The jury in the New Jersey case unanimously found that there was no design defect and instead put the blame on the Defendants for other failures. Defective design is one key cause of action in these cases, so this shows that juries may not always side with the Plaintiffs regarding every issue alleged. In other words, despite some seemingly large dollar verdicts, in no way are mesh cases “slam dunk cases”.

This does NOT mean the cases are close to resolution or settlement. There is still more work to do before we can sit across the table from Defendants and negotiate a settlement that is fair. Valuation of a case involves both personal and legal facts, as we take into account what each client has and will go through, as well as the facts that help shape the legal framework. The latter may involve things like additional development of the science, finding out more about what the companies did or should have done, etc.

We are optimistic about the verdict out of New Jersey, but there is still a road ahead. Sometimes, that road will run smoothly, but there may also be a few bumps we will have to navigate around as we move ahead. As a national pharmaceutical litigation firm, we use our experience to stay the course towards a resolution that is fair for our clients. If you have any questions, please phone our office at (800) 269-3050.

Judge Sets Trial Dates in Actos MDL

Posted by Buck Daniel

November 7, 2012 – A scheduling order issued by Judge Rebecca Doherty has set the first Actos lawsuit trial to begin on November 3, 2014 with a second trial scheduled for July 8, 2015. The judge also stated in the scheduling order that the attorneys for plaintiffs and defendants must select these potential trial cases by June 3, 2013 so that a definitive order and roster of parties can be finalized. The parties will have until September 30, 2013 to complete core discovery in these cases.
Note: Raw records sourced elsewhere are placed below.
template <int VL, int NP>
__device__ __forceinline__ uint32_t sweep_step_h16(const uint32_t (&Lp)[NP], uint32_t minLp, const uint32_t (&C)[NP],
                                                   uint32_t P1p, uint32_t P2, uint32_t (&Ln)[NP])
{
    constexpr uint32_t EDGE = 0x7BFF7BFFu;
    const uint32_t lm = Line<VL>::prev(EDGE, Lp[NP - 1]);
    const uint32_t lq = Line<VL>::next(EDGE, Lp[0]);
    const uint32_t mm = minLp * 0x10001u, dl = (minLp + P2) * 0x10001u;
    uint32_t a1 = __builtin_amdgcn_alignbit(Lp[0], lm, 16);
#pragma unroll
    for (int k = 0; k < NP; k++) {
        const uint32_t a2 = __builtin_amdgcn_alignbit(k + 1 < NP ? Lp[k + 1] : lq, Lp[k], 16);
        const uint32_t v = h2min3(h2add(h2min(a1, a2), P1p), Lp[k], dl);
        Ln[k] = h2add(h2sub(v, mm), C[k]);
        a1 = a2;
    }
    uint32_t mn;
    if constexpr (NP == 1) {
        mn = Ln[0];
    } else {
        mn = h2min(Ln[0], Ln[1]);
#pragma unroll
        for (int k = 2; k < NP; k += 2) mn = k + 1 < NP ? h2min3(mn, Ln[k], Ln[k + 1]) : h2min(mn, Ln[k]);
    }
    return group_min<VL>(::min(mn & 0xFFFFu, mn >> 16));
}

template <int VL, int NP, bool H16, bool DS = false>
__device__ __forceinline__ uint32_t sweep_step2(const uint32_t (&Lp)[NP], uint32_t mmp, const uint32_t (&C)[NP],
                                                uint32_t P1p, uint32_t P2p, uint32_t eL, uint32_t eR,
                                                uint32_t (&Ln)[NP])
{
    static_assert(!DS || H16, "deferred subtraction (sweep_step2n): census f16 form only");
    constexpr uint32_t EDGE = H16 ? 0x7BFF7BFFu : (kBig | (kBig << 16));
    uint32_t lm, lq;
    if constexpr (VL == 16) {
        lm = perm_dpp<DPP_ROW_SHR1>(Lp[NP - 1]) | eL;
        lq = perm_dpp<DPP_ROW_SHL1>(Lp[0]) | eR;
    } else if constexpr (VL == 8 || VL == 4) {
        const uint32_t pm = perm_dpp<DPP_ROW_SHR1>(Lp[NP - 1]), pq = perm_dpp<DPP_ROW_SHL1>(Lp[0]);
        lm = eL ? EDGE : pm;
        lq = eR ? EDGE : pq;
    } else if constexpr (VL == 32) {
        const uint32_t pm = perm_dpp<DPP_WAVE_SHR1>(Lp[NP - 1]), pq = perm_dpp<DPP_WAVE_SHL1>(Lp[0]);
        lm = eL ? EDGE : pm;
        lq = eR ? EDGE : pq;
    } else {
        lm = Line<VL>::prev(EDGE, Lp[NP - 1]);
        lq = Line<VL>::next(EDGE, Lp[0]);
    }
    const uint32_t dl = H16 ? h2add(mmp, P2p) : pk_add(mmp, P2p);
    uint32_t a1 = __builtin_amdgcn_alignbit(Lp[0], lm, 16);
#pragma unroll
    for (int k = 0; k < NP; k++) {
        const uint32_t a2 = __builtin_amdgcn_alignbit(k + 1 < NP ? Lp[k + 1] : lq, Lp[k], 16);
        if constexpr (H16) {
            const uint32_t v = h2min3(h2add(h2min(a1, a2), P1p), Lp[k], dl);
            Ln[k] = DS ? h2add(v, C[k]) : h2add(h2sub(v, mmp), C[k]);
        } else {
            uint32_t v = pk_min(pk_add(pk_min(a1, a2), P1p), Lp[k]);
            v = pk_min(v, dl);
            Ln[k] = pk_add(C[k], pk_sub(v, mmp));
        }
        a1 = a2;
    }
    uint32_t mn = Ln[0];
    if constexpr (H16) {
#pragma unroll
        for (int k = 1; k < NP; k += 2) mn = k + 1 < NP ? h2min3(mn, Ln[k], Ln[k + 1]) : h2min(mn, Ln[k]);
        mn = h2min(mn, __builtin_amdgcn_alignbit(mn, mn, 16));
    } else {
#pragma unroll
        for (int k = 1; k < NP; k++) mn = pk_min(mn, Ln[k]);
        mn = pk_min(mn, __builtin_amdgcn_alignbit(mn, mn, 16));
    }
    return group_min<VL>(mn);
}

template <int N, int ND>
__device__ __forceinline__ void group_min_n(uint32_t (&v)[ND])
{
    static_assert(N == 1 || N == 2 || N == 4 || N == 8 || N == 16 || N == 32 || N == 64, "lane group of 1-64 lanes");
    if constexpr (N >= 2) {
#pragma unroll
        for (int n = 0; n < ND; n++) v[n] = ::min(v[n], perm_dpp<DPP_QP_XOR1>(v[n]));
    }
    if constexpr (N >= 4) {
#pragma unroll
        for (int n = 0; n < ND; n++) v[n] = ::min(v[n], perm_dpp<DPP_QP_XOR2>(v[n]));
    }
    if constexpr (N >= 8) {
#pragma unroll
        for (int n = 0; n < ND; n++) v[n] = ::min(v[n], perm_dpp<DPP_ROW_HALF_MIRROR>(v[n]));
    }
    if constexpr (N >= 16) {
#pragma unroll
        for (int n = 0; n < ND; n++) v[n] = ::min(v[n], perm_dpp<DPP_ROW_MIRROR>(v[n]));
    }
    if constexpr (N >= 32) {
#pragma unroll
        for (int n = 0; n < ND; n++) v[n] = row_pair_combine(v[n], [](uint32_t a, uint32_t b) { return ::min(a, b); });
    }
    if constexpr (N >= 64) {
#pragma unroll
        for (int n = 0; n < ND; n++) {
            const auto r = __builtin_amdgcn_permlane32_swap(v[n], v[n], false, false);
            v[n] = ::min((uint32_t)r[0], (uint32_t)r[1]);
        }
    }
}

Judge Doherty stated in the scheduling order that even though these court cases are more than two years from now, the large scope of the litigation, the number of plaintiffs who have already filed Actos bladder cancer claims and the number of additional plaintiffs who could join the litigation that these deadlines need to be met in order for the case to avoid potentially long delays.

Twelve Actos Lawsuits Filed in California State Court, Los Angeles County

Posted by Buck Daniel

November 7, 2012 – A consolidated complaint was filed by 12 plaintiffs, who claim to have been diagnosed with bladder cancer as a result of using Actos, on August 14, 2012. Specifically, the court documents allege that the defendants, Takeda Pharmaceuticals, should have known about the risks of developing bladder cancer after using Actos. The filing further alleges that the defendants were specifically aware of these dangers prior to seeking approval to market Actos from the FDA in 1999. Finally, the court documents allege that Takeda continued to conceal this knowledge and willfully put the lives of the plaintiffs, as well as the general population, at risk by way of warnings on the product that were vague and inadequate.